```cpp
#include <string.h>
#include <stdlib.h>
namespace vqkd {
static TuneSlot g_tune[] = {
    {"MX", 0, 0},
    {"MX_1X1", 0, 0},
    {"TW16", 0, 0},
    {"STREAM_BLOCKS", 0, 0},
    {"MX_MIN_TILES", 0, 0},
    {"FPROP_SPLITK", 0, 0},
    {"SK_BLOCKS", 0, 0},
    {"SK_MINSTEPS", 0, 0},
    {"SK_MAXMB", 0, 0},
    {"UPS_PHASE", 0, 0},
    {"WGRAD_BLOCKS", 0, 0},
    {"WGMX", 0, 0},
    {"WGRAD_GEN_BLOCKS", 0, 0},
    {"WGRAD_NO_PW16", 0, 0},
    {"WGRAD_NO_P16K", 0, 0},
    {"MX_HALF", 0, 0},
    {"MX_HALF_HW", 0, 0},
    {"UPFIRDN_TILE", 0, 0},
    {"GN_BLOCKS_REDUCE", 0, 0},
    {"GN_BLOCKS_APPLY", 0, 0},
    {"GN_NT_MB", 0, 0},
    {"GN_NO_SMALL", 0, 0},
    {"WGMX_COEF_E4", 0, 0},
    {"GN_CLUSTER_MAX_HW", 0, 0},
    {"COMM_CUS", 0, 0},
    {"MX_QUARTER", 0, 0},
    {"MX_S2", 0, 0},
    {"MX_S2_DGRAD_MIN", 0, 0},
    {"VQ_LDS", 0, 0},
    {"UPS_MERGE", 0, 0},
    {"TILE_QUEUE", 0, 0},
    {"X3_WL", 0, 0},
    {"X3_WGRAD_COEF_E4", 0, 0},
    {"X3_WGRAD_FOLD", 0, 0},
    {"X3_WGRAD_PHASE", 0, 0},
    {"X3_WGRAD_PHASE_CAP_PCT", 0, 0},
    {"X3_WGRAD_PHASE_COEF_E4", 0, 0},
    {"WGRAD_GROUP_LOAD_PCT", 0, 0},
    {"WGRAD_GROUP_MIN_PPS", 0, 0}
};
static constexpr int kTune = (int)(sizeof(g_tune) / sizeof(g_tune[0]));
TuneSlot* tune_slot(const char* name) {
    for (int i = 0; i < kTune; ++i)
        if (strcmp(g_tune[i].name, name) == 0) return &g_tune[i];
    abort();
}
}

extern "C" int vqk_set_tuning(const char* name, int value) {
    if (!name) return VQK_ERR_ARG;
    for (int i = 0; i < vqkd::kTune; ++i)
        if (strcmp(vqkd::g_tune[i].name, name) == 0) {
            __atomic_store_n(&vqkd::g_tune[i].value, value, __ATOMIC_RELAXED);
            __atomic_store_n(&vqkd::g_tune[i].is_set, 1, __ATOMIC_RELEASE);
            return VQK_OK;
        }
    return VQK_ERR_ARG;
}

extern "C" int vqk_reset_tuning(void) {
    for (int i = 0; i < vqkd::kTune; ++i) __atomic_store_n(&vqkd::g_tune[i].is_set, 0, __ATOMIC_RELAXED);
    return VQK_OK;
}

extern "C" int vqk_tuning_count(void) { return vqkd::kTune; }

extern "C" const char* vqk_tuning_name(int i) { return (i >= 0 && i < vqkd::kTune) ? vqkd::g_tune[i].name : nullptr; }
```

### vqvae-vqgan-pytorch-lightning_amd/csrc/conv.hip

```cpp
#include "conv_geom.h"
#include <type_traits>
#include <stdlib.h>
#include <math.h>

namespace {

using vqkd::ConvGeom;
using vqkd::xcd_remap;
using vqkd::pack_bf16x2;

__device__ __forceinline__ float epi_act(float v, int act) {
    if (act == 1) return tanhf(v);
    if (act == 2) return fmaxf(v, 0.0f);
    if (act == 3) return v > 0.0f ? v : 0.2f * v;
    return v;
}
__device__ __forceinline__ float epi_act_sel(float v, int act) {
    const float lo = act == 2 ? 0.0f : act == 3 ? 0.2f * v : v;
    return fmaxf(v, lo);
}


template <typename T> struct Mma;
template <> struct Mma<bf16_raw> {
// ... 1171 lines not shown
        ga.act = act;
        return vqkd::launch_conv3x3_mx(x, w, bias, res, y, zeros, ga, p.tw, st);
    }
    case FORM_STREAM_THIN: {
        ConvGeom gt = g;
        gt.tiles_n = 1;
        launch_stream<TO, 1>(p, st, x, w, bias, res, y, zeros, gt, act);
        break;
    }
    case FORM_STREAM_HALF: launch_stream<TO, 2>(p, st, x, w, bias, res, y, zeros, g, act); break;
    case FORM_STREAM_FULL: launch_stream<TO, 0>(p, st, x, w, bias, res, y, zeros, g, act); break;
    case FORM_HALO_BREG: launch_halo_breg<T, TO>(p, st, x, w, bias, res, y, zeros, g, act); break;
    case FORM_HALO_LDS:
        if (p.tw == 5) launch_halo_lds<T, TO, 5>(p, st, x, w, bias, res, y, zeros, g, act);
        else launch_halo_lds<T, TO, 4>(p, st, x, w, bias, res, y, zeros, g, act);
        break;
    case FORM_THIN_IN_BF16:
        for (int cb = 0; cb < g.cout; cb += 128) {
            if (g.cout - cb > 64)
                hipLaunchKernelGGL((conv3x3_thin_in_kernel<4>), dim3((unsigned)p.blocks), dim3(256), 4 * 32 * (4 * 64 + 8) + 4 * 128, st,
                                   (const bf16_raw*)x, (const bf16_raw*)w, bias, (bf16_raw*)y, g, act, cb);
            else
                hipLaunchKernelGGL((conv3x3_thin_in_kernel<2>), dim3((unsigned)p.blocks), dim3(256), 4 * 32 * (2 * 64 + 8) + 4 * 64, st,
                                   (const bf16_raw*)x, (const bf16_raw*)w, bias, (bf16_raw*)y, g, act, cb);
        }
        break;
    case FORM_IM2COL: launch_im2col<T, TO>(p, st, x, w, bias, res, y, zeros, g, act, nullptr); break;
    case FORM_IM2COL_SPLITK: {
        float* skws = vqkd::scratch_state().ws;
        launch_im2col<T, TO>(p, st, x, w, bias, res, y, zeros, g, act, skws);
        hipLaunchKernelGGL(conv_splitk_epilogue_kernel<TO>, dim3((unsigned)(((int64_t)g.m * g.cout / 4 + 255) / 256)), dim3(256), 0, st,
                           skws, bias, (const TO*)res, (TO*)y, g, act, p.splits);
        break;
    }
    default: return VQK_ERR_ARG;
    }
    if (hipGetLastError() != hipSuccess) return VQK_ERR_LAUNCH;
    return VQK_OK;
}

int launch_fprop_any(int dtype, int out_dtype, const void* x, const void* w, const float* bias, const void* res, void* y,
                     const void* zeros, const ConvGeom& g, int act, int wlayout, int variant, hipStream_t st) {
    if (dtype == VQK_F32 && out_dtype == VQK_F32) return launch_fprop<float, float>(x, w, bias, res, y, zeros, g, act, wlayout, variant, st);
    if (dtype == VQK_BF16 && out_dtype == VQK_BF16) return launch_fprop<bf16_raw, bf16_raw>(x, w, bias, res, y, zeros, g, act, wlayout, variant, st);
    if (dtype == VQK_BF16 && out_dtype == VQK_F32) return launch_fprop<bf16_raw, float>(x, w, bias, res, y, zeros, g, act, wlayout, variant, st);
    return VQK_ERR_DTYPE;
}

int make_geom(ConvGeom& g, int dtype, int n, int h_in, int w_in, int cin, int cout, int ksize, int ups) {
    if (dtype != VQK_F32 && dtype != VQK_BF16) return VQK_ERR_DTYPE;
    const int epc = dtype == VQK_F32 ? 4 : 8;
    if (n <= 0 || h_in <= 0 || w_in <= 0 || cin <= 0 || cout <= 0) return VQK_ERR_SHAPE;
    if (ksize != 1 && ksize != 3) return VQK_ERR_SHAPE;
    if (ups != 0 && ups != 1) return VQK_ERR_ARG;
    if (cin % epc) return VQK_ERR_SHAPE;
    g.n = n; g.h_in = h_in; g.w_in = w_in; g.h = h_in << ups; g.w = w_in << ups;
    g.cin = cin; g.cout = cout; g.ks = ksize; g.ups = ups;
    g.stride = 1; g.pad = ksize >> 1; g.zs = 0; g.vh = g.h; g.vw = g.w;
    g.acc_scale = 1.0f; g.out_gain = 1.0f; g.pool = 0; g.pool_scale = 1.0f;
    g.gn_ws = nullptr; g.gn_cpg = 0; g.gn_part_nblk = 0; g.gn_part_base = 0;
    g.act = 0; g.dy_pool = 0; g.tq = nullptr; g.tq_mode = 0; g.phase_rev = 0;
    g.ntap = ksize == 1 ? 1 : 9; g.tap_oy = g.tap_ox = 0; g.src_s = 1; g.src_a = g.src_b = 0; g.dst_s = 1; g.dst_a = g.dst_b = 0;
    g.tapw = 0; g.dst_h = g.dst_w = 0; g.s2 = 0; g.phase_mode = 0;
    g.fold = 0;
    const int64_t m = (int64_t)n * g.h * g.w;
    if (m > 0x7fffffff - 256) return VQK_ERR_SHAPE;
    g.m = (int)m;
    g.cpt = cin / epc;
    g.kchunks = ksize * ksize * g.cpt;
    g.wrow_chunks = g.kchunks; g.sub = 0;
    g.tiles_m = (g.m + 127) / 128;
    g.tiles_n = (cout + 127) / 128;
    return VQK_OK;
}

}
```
• • • • •
§ Your assignment
Every line above holding the string "fmaxf" should be listed.

§ Exercise output
    if (act == 2) return fmaxf(v, 0.0f);
    return fmaxf(v, lo);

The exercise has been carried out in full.